PROBLEM REQUIREMENTS:
Whenever the string "class" turns up in a line of the data below, copy that line.

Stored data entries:
⁂
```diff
+    prefetch(st1, clamped(tile + 3 * grid), clamped(tile + 5 * grid));
+    __syncthreads();
     int cur = 0;
-    for (; tile < n_tiles; tile += gridDim.x) {
+    auto step = [&](Stage &st) {
         int i = i_, h = h_;
         asm volatile("" : "+v"(i), "+v"(h));
         float *buf = lds + cur * FL_BUF;
-        float *nbuf = lds + (cur ^ 1) * FL_BUF;
-        const int64_t t2 = tile + 2 * (int64_t)gridDim.x, t3 = t2 + gridDim.x;
-        commit(nbuf);
-        prefetch(t2 < last ? t2 : last, t3 < last ? t3 : last);
+        float *nbuf = lds + (cur == 0 ? 2 : cur - 1) * FL_BUF;
+        commit(st, nbuf);
+        prefetch(st, clamped(tile + 4 * grid), clamped(tile + 6 * grid));
         const float *ldsX = buf + 128 * FL_RS, *ldsA = ldsX + 32 * FL_IN;
         {
             const int grow = colour ? 0 : 64;
@@ -527,8 +532,15 @@
             if (tk == 0) { dbacc[0] += gs0; dbacc[1] += gs1; }
         }
         __syncthreads();
-        cur ^= 1;
-    }
+        cur = cur == FL_RING - 1 ? 0 : cur + 1;
+        tile += grid;
+    };
+    const int64_t steps = (last - tile) / grid + 1;
+    for (int64_t k = 0; k < steps / 2; ++k) {
+        step(st0);
+        step(st1);
+    }
+    if (steps & 1) step(st0);
     const int i = i_, h = h_;
     const int q = 32 * tk + i;
     int col; bool ok;
@@ -613,8 +625,8 @@
     f.K0_a = p.a.K0; f.K0_b = p.b.K0;
     f.gW0 = gw[0]; f.gB0 = gb[0]; f.gW0s = gws[0]; f.gB0s = gbs[0];
     f.n = n;
-    const size_t lds1 = (2 * (size_t)FL_BUF + 16) * 4;
-    if (int rc = launch(wgrad_first_kernel, 8, lds1, grid_blocks(n, 1, 256 * 2), s, "wgrad_first_kernel", f)) return rc;
+    const size_t lds1 = (FL_RING * (size_t)FL_BUF + 16) * 4;
+    if (int rc = launch(wgrad_first_kernel, 8, lds1, grid_blocks(n, 1, 256), s, "wgrad_first_kernel", f)) return rc;
     p.x = x; p.aux = aux; p.ws_a = ws_a; p.ws_b = ws_b; p.n = n;
     for (int l = 0; l < 5; ++l) { p.gW[l] = gw[l]; p.gB[l] = gb[l]; }
     p.gWs = gws[1]; p.gBs = gbs[1];
```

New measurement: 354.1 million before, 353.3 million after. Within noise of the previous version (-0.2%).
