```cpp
const char* rpc_version(void);

size_t rpc_hard_voxelize_workspace_size(int total_points, int batch);
int rpc_hard_voxelize(const float* points, int num_features, int total_points,
                      const int* frame_offsets, int batch,
                      const float* voxel_size , const float* coors_range ,
                      int max_points, int max_voxels,
// ... 179 lines not shown
  const float* W;
  const float* gamma;
  const float* beta;
  const void* btd;
  float* dW;
  float* dgamma;
  float* dbeta;
  int h_fmt;
  unsigned* fin_ticket;
} RpcSparseLayer;
int rpc_stream_create(int which, void** out);
int rpc_stream_priority_range(int* least, int* greatest);

size_t rpc_sparse_backward_workspace_size(const RpcSparseLayer* layers, int nlayers);
int rpc_sparse_backward(const RpcSparseLayer* layers, int nlayers, const void* grad_dense, const int* coors_last,
                        const int* shape , int flags, float* dfeat ,
                        void* workspace, size_t workspace_bytes, void* stream, void* wgrad_stream);


#define RPC_DMAP_S1 0
#define RPC_DMAP_S2 1
#define RPC_DMAP_D2 2
#define RPC_DMAP_P1 3
#define RPC_DMAP_U2 4
#define RPC_DMAP_G2 5
int rpc_dense_conv(int map, const void* src, int src_pitch, int cin, const void* wt, int cout, void* out,
                   int out_pitch, int out_offset, int accumulate, float* part, const int* row_img,
                   const int* src_img, const int* out_img, void* stream);
int rpc_dense_conv_blocks(int map, const int* row_img);
int rpc_dense_conv_part_rows(int map, int cout, const int* row_img);
int rpc_dense_conv_bnbwd(const void* src, int src_pitch, int cin, const void* wt, int cout, void* out,
                         int out_pitch, const void* bnz, const float* bnp, float* part, const int* row_img,
                         void* stream);
int rpc_dense_conv_s1_kernel(int map, int cout, const int* row_img);
int rpc_dense_tune(int knob, int value);
size_t rpc_dense_wgrad_workspace_size(int map, const int* row_img, int ci, int co);
int rpc_dense_wgrad(int map, int kind, const void* x, int x_pitch, int ci, const void* dz, int dz_pitch, int co,
                    const int* row_img, const int* src_img, const int* out_img, float* dW, void* workspace,
                    size_t workspace_bytes, void* stream);
int rpc_dense_bn_apply(const void* z, int m, int c, const float* bn, void* out, int out_pitch, int out_offset,
                       void* stream);
int rpc_dense_bnbwd_blocks(int m);
int rpc_dense_bnbwd_stats(const void* dh, int dh_pitch, int dh_offset, const void* z, int m, int c,
                          const float* bn, float* part, void* stream);
int rpc_dense_bnbwd_apply(const void* dh, int dh_pitch, int dh_offset, const void* z, int m, int c,
                          const float* bn, const float* bnb, void* dz, void* stream);
int rpc_dense_wprep(const float* W, int kind, int ci, int co, int taps, int flip, void* w_fwd, void* w_dgrad,
                    void* stream);
typedef struct {
  const float* W;
  void* w_fwd;
  void* w_dgrad;
  int kind, ci, co, taps, flip;
  int co_src;
} RpcDenseWprep;
int rpc_dense_wprep_batch(const RpcDenseWprep* descs, int n, void* stream);

int rpc_dense_conv_f32(int map, const float* src, int src_pitch, int cin, const float* wt, int cout, float* out,
                       int out_pitch, int out_offset, int accumulate, float* part, const int* row_img,
                       const int* src_img, const int* out_img, void* stream);
int rpc_dense_conv_blocks_f32(int map, const int* row_img);
size_t rpc_dense_wgrad_workspace_size_f32(int map, const int* row_img, int ci, int co);
int rpc_dense_wgrad_f32(int map, int kind, const float* x, int x_pitch, int ci, const float* dz, int dz_pitch, int co,
                        const int* row_img, const int* src_img, const int* out_img, float* dW, void* workspace,
                        size_t workspace_bytes, void* stream);
int rpc_dense_bn_apply_f32(const float* z, int m, int c, const float* bn, float* out, int out_pitch, int out_offset,
// ... 200 lines not shown
```

### robustpointclouds_amd/_ffi.py

```python
from __future__ import annotations

import ctypes as C
import os
import threading

import torch

_LIB_PATH = os.environ.get("RPC_HIP_LIB") or os.path.join(os.path.dirname(os.path.abspath(__file__)), "_lib",
                                                         "librpc_hip.so")
_lock = threading.Lock()
_lib = None

RPC_ERRORS = {1: "bad argument", 2: "workspace too small", 3: "unsupported width combination",
              4: "HIP runtime error"}
PERTURBER_NPARAMS = 36

vp = C.c_void_p
i32 = C.c_int
sz = C.c_size_t
fp = C.POINTER(C.c_float)
ip = C.POINTER(C.c_int)
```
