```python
class BatchNormLazy(Function):

    @staticmethod
    def forward(ctx, y, gamma, beta, running_mean, running_var, num_batches_tracked, eps, momentum, slope, stats, parts, link=None, fin=None):
        L.require_gpu(y)
        c = y.shape[-1]
        rows = y.numel() // c
        st = _st(y)
        if fin is not None:
            mean, rstd, scale, shift = fin[0], fin[1], fin[2], fin[3]
        else:
            if not parts:
                stats = torch.empty(1100 * 2 * c, dtype=torch.float32, device=y.device)
                pout = C.c_int(0)
                _call("movae_bn_stats", y.data_ptr(), rows, c, stats.data_ptr(), stats.numel(), C.byref(pout), st)
                parts = pout.value
            mean = torch.empty(c, dtype=y.dtype, device=y.device)
            rstd, scale, shift = torch.empty_like(mean), torch.empty_like(mean), torch.empty_like(mean)
            _call("movae_bn_finalize", stats.data_ptr(), stats.numel(), int(parts), rows, c, gamma.data_ptr(), beta.data_ptr(), float(eps),
                  float(momentum), mean.data_ptr(), rstd.data_ptr(), scale.data_ptr(), shift.data_ptr(), L.ptr(running_mean),
                  L.ptr(running_var), L.ptr(num_batches_tracked), st)
        ctx.act, ctx.slope = ("lrelu" if slope not in _ACT_OF_SLOPE else _ACT_OF_SLOPE[slope]), slope
        ctx.link = link
        ctx.save_for_backward(y, gamma, beta, mean, rstd, scale, shift)
        ctx.mark_non_differentiable(scale, shift)
        ctx.set_materialize_grads(False)
        return y.view_as(y), scale, shift

    @staticmethod
    def _from_sums(ctx, G, dout, dgs, dbs):
        ent = ctx.link.pop("bwd", None) if ctx.link is not None else None
        if ent is None or ent[0] != dout.data_ptr() or ent[3] != G:
            return None
        y, gamma, beta, mean, rstd, scale, shift = ctx.saved_tensors
        _, part, ppg, _ = ent
        c = y.shape[-1]
        rows = y.numel() // c
        if c % 4 != 0:
            return None
        coef = torch.empty((G, 3, c), dtype=y.dtype, device=y.device)
        arr = C.c_void_p * G
        st = _st(y)
        dy = torch.empty_like(dout)
        _call("movae_bn_bwd_finalize_apply", part.data_ptr(), part.numel(), ppg, G, rows, c, gamma.data_ptr(), mean.data_ptr(), rstd.data_ptr(),
              arr(*[t.data_ptr() for t in dgs]), arr(*[t.data_ptr() for t in dbs]), coef.data_ptr(), 0, dout.data_ptr(), y.data_ptr(),
              scale.data_ptr(), shift.data_ptr(), float(ctx.slope), dy.data_ptr(), st)
        return dy

    @staticmethod
    def _run(ctx, G, dout, dest):
        gamma, beta = ctx.saved_tensors[1:3]
        dgs = [dest.sink(g, gamma, gamma.shape) for g in range(G)]
        dbs = [dest.sink(g, beta, beta.shape) for g in range(G)]
        dy = BatchNormLazy._from_sums(ctx, G, dout, dgs, dbs)
        if dy is None:
            dy = _bn_act_bwd(dest, G, dout, ctx.saved_tensors, dgs, dbs, ctx.act, ctx.slope)
        return dy, dgs, dbs

    @staticmethod
    def backward(ctx, dout, _ds, _dh):
        if dout is None:
            return (None,) * 13
        return tuple(t[0] for t in BatchNormLazy._run(ctx, 1, _c(dout).unsqueeze(0), _ENGINE)) + (None,) * 10

    @staticmethod
    def backward_batched(ctx, G, dout, _ds=None, _dh=None):
        return BatchNormLazy._run(ctx, G, _stacked(dout, G), _WALKER) + (None,) * 10


def batch_norm_lazy(y, gamma, beta, running_mean, running_var, num_batches_tracked, eps, momentum, act, slope, fusion):
    sl = 1.0 if act is None else (0.0 if act == "relu" else float(slope))
    stats, parts = (fusion.stats, fusion.parts) if fusion is not None else (None, 0)
    link = {}
    try:
        yv, scale, shift = BatchNormLazy.apply(y, gamma, beta, running_mean, running_var, num_batches_tracked, eps, momentum, sl, stats,
                                               parts, link, fusion.fin if fusion is not None else None)
    except L.Unsupported:
        return batch_norm_act(y, gamma, beta, running_mean, running_var, True, eps, momentum, act, slope, num_batches_tracked)
    return LazyBN(yv, scale, shift, sl, link)


def batch_norm_act(y, gamma, beta, running_mean, running_var, training, eps=1e-5, momentum=0.1, act=None, slope=0.01,
                   num_batches_tracked=None):
    return BatchNormAct.apply(y, gamma, beta, running_mean, running_var, training, eps, momentum, act, slope, num_batches_tracked)


class Activation(Function):

    @staticmethod
    def forward(ctx, x, act, slope, act_out=None, res_in=None, virtual=False):
        ctx.set_materialize_grads(False)
        L.require_gpu(x)
        x = _c(x)
        if virtual:
            assert act in ("relu", "lrelu") and act_out is not None
            y = x.view_as(x)
        else:
            y = torch.empty_like(x)
            _call("movae_act_fwd", x.data_ptr(), y.data_ptr(), x.numel(), L.ACT[act], float(slope), _st(x))
        ctx.act, ctx.slope = act, slope
        ctx.act_out, ctx.res_in = act_out, res_in
        if act_out is not None:
            act_out.y, act_out.act, act_out.slope, act_out.applied = y.detach(), act, slope, None
            act_out.res_in, act_out.res_done = res_in, False
        ctx.save_for_backward(y)
        return y

    @staticmethod
    def _run(ctx, G, dy, dest):
# ... 1158 lines not shown
```

Baseline: 337,700.

## Defer last encoder BN finalize into fused finalize+scale-shift-act consumer kernel

For the last encoder block, batch-norm statistics finalization is deferred and performed inside the consumer that materializes the activation. A new kernel reduces the per-part partial sums, computes scale/shift per channel, and applies scale-shift-LeakyReLU in a single launch instead of two. This removes one kernel launch and a small dependent serialization point per step, at the cost of redundantly recomputing the channel reduction in every row-chunk block and adding lazy-finish plumbing in Python.

```diff
diff --git a/include/movae.h b/include/movae.h
--- a/include/movae.h
+++ b/include/movae.h
@@ -282,6 +282,12 @@
 int movae_scale_shift_act(const float* y, const float* scale, const float* shift, float* out, size_t rows, int c, float slope,
                           movae_stream_t stream);
 
+int movae_bn_finalize_scale_shift_act(const float* stats, size_t stats_cap, int parts, int rows, int c, const float* gamma,
+                                      const float* beta, float eps, float momentum, float* save_mean, float* save_rstd, float* scale,
+                                      float* shift, float* running_mean, float* running_var, long long* num_batches_tracked,
+                                      const float* y, float* out, float slope, movae_stream_t stream);
+int movae_bench_bn_consumer_fin(int mode);
+
 int movae_embedding_fwd(const float* weight, const int64_t* idx, float* y, size_t rows, int k, int d, movae_stream_t stream);
 int movae_embedding_bwd(const float* dy, const int64_t* idx, float* dweight, int rows, int k, int d,
                         void* ws, size_t ws_bytes, movae_stream_t stream);
diff --git a/mo-vae_amd/_lib.py b/mo-vae_amd/_lib.py
--- a/mo-vae_amd/_lib.py
+++ b/mo-vae_amd/_lib.py
@@ -124,6 +124,8 @@
     "movae_linear_pair_bwd": ([_i, _p, _p, _p, _p, _p, _p, _p, _p, _p, _p, _i, _i, _i, _p], _i),
     "movae_bn_bwd_finalize_apply": ([_p, _z, _i, _i, _z, _i, _p, _p, _p, _p, _p, _p, _i, _p, _p, _p, _p, _f, _p, _p], _i),
     "movae_bn_finalize": ([_p, _z, _i, _i, _i, _p, _p, _f, _f, _p, _p, _p, _p, _p, _p, _p, _p], _i),
+    "movae_bn_finalize_scale_shift_act": ([_p, _z, _i, _i, _i, _p, _p, _f, _f, _p, _p, _p, _p, _p, _p, _p, _p, _p, _f, _p], _i),
+    "movae_bench_bn_consumer_fin": ([_i], _i),
     "movae_bn_stats": ([_p, _i, _i, _p, _z, _p, _p], _i),
     "movae_scale_shift_act": ([_p, _p, _p, _p, _z, _i, _f, _p], _i),
     "movae_embedding_fwd": ([_p, _p, _p, _z, _i, _i, _p], _i),
diff --git a/mo-vae_amd/csrc/bn_act.hip b/mo-vae_amd/csrc/bn_act.hip
--- a/mo-vae_amd/csrc/bn_act.hip
+++ b/mo-vae_amd/csrc/bn_act.hip
@@ -1,4 +1,5 @@
 #include "common.h"
+#include "bn_fold.h"
 #include <stdlib.h>
 
 namespace {
@@ -486,28 +487,13 @@
     const int c = blockIdx.x;
     if (nbt && c == 0 && threadIdx.x == 0) nbt[0] += 1;
     __shared__ double sh[8];
-    double s = 0.0, q = 0.0;
-    for (int p = threadIdx.x; p < parts; p += 256) {
-        s += (double)part[((long)p * 2 + 0) * C + c];
-        q += (double)part[((long)p * 2 + 1) * C + c];
-    }
+    double s, q;
+    bnfold::lane_sums(part, parts, C, c, threadIdx.x, s, q);
     s = block_sum_256(s, sh);
     q = block_sum_256(q, sh + 4);
     if (threadIdx.x != 0) return;
-    const double mean = s / rows;
-    double var = q / rows - mean * mean;
-    if (var < 0.0) var = 0.0;
-    const float m = (float)mean, r = (float)(1.0 / sqrt(var + (double)eps));
-    save_mean[c] = m;
-    save_rstd[c] = r;
-    const float a = r * gamma[c];
-    scale[c] = a;
-    shift[c] = fmaf(-m, a, beta[c]);
-    if (running_mean) {
-        const double unb = rows > 1 ? var * ((double)rows / (rows - 1)) : var;
-        running_mean[c] = (float)((1.0 - momentum) * running_mean[c] + momentum * mean);
-        running_var[c] = (float)((1.0 - momentum) * running_var[c] + momentum * unb);
-    }
+    bnfold::store(bnfold::finish(s, q, rows, eps, gamma[c], beta[c]), c, rows, momentum, save_mean, save_rstd, scale, shift, running_mean,
+                  running_var);
 }
 
 __global__ __launch_bounds__(256) void scale_shift_act_k(const float* __restrict__ y, const float* __restrict__ scale,
@@ -525,6 +511,45 @@
             o[j] = z > 0.f ? z : z * slope;
         }
         reinterpret_cast<f32x4*>(out)[i] = o;
+    }
+}
+
+__global__ __launch_bounds__(256) void bn_finalize_apply_k(const float* __restrict__ part, int parts, int rows, int C, int W,
+                                                          const float* __restrict__ gamma, const float* __restrict__ beta, float eps,
+                                                          float momentum, float* __restrict__ save_mean, float* __restrict__ save_rstd,
+                                                          float* __restrict__ scale, float* __restrict__ shift,
+                                                          float* __restrict__ running_mean, float* __restrict__ running_var,
+                                                          long long* __restrict__ nbt, const float* __restrict__ y,
+                                                          float* __restrict__ out, float slope, int rows_per_chunk) {
+    __shared__ __attribute__((aligned(16))) float ab[2][64];
+    const int t = threadIdx.x, c0 = blockIdx.y * 64;
+    const bool writer = blockIdx.x == 0;
+    if (nbt && writer && blockIdx.y == 0 && t == 0) nbt[0] += 1;
+    const int j = t & (W - 1), per_pass = 256 / W;
+    for (int cl = t / W; cl < 64; cl += per_pass) {
+        const int c = c0 + cl;
+        double s, q;
+        bnfold::group_sums(part, parts, C, c < C ? c : -1, j, W, s, q);
+        if (j == 0 && c < C) {
+            const bnfold::Stat o = bnfold::finish(s, q, rows, eps, gamma[c], beta[c]);
+            ab[0][cl] = o.a, ab[1][cl] = o.b;
+            if (writer) bnfold::store(o, c, rows, momentum, save_mean, save_rstd, scale, shift, running_mean, running_var);
+        }
+    }
+    __syncthreads();
+    const int qd = t & 15, c = c0 + 4 * qd;
+    if (c >= C) return;
+    const f32x4 a = *reinterpret_cast<const f32x4*>(&ab[0][4 * qd]), b = *reinterpret_cast<const f32x4*>(&ab[1][4 * qd]);
+    const int row0 = blockIdx.x * rows_per_chunk, row1 = min(rows, row0 + rows_per_chunk);
+    for (int row = row0 + (t >> 4); row < row1; row += 16) {
+        const f32x4 v = *reinterpret_cast<const f32x4*>(y + (long)row * C + c);
+        f32x4 o;
+#pragma unroll
+        for (int e = 0; e < 4; ++e) {
+            const float z = fmaf(v[e], a[e], b[e]);
+            o[e] = z > 0.f ? z : z * slope;
+        }
+        *reinterpret_cast<f32x4*>(out + (long)row * C + c) = o;
     }
 }
 
@@ -836,6 +861,48 @@
     return MOVAE_OK;
 }
 
+static int g_bn_consumer_fin = 1;
+constexpr int CONSUMER_FIN_MAX_PARTS = 64;
+
+int movae_bench_bn_consumer_fin(int mode) {
+    const int prev = g_bn_consumer_fin;
+    g_bn_consumer_fin = mode != 0 ? 1 : 0;
+    return prev;
+}
+
+int movae_bn_finalize_scale_shift_act(const float* stats, size_t stats_cap, int parts, int rows, int c, const float* gamma,
+                                      const float* beta, float eps, float momentum, float* save_mean, float* save_rstd, float* scale,
+                                      float* shift, float* running_mean, float* running_var, long long* num_batches_tracked,
+                                      const float* y, float* out, float slope, movae_stream_t stream) {
+    MOVAE_CHECK_ARG(stats && gamma && beta && save_mean && save_rstd && scale && shift && y && out,
+                    "movae_bn_finalize_scale_shift_act: null pointer");
+    MOVAE_CHECK_ARG(parts > 0 && rows > 0 && c > 0, "movae_bn_finalize_scale_shift_act: bad shape parts=%d rows=%d c=%d", parts, rows, c);
+    MOVAE_CHECK_ARG((size_t)parts * 2 * (size_t)c <= stats_cap, "movae_bn_finalize_scale_shift_act: %d partials of %d channels exceed stats_cap", parts, c);
+    MOVAE_CHECK_ARG(c % 4 == 0 && al16(y, out), "movae_bn_finalize_scale_shift_act: needs c %% 4 == 0 and 16-byte aligned y / out");
+    MOVAE_CHECK_ARG(!!running_mean == !!running_var, "movae_bn_finalize_scale_shift_act: running_mean and running_var go together");
+    {
+        const char *p0 = reinterpret_cast<const char*>(stats), *p1 = p0 + (size_t)parts * 2 * c * sizeof(float);
+        const char *o0 = reinterpret_cast<const char*>(out), *o1 = o0 + (size_t)rows * c * sizeof(float);
+        MOVAE_CHECK_ARG(o1 <= p0 || p1 <= o0, "movae_bn_finalize_scale_shift_act: out overlaps the partial sums");
+    }
+    if (!g_bn_consumer_fin || parts > CONSUMER_FIN_MAX_PARTS) {
+        if (int rc = movae_bn_finalize(stats, stats_cap, parts, rows, c, gamma, beta, eps, momentum, save_mean, save_rstd, scale, shift,
+                                       running_mean, running_var, num_batches_tracked, stream))
+            return rc;
+        return movae_scale_shift_act(y, scale, shift, out, (size_t)rows, c, slope, stream);
+    }
+    const int W = pow2_ge(parts), slices = (c + 63) / 64;
+    int chunks = 512 / slices;
+    if (chunks < 1) chunks = 1;
+    int rpc = (rows + chunks - 1) / chunks;
+    if (rpc < 16) rpc = 16;
+    chunks = (rows + rpc - 1) / rpc;
+    hipLaunchKernelGGL(bn_finalize_apply_k, dim3(chunks, slices), dim3(256), 0, (hipStream_t)stream, stats, parts, rows, c, W, gamma, beta,
+                       eps, momentum, save_mean, save_rstd, scale, shift, running_mean, running_var, num_batches_tracked, y, out, slope, rpc);
+    MOVAE_CHECK_LAUNCH("bn_finalize_apply");
+    return MOVAE_OK;
+}
+
 int movae_scale_shift_act(const float* y, const float* scale, const float* shift, float* out, size_t rows, int c, float slope,
                           movae_stream_t stream) {
     MOVAE_CHECK_ARG(y && scale && shift && out && rows > 0 && c > 0, "movae_scale_shift_act: bad argument");
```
⁂
SOLUTION FOR THIS PROBLEM:
class BatchNormLazy(Function):
class Activation(Function):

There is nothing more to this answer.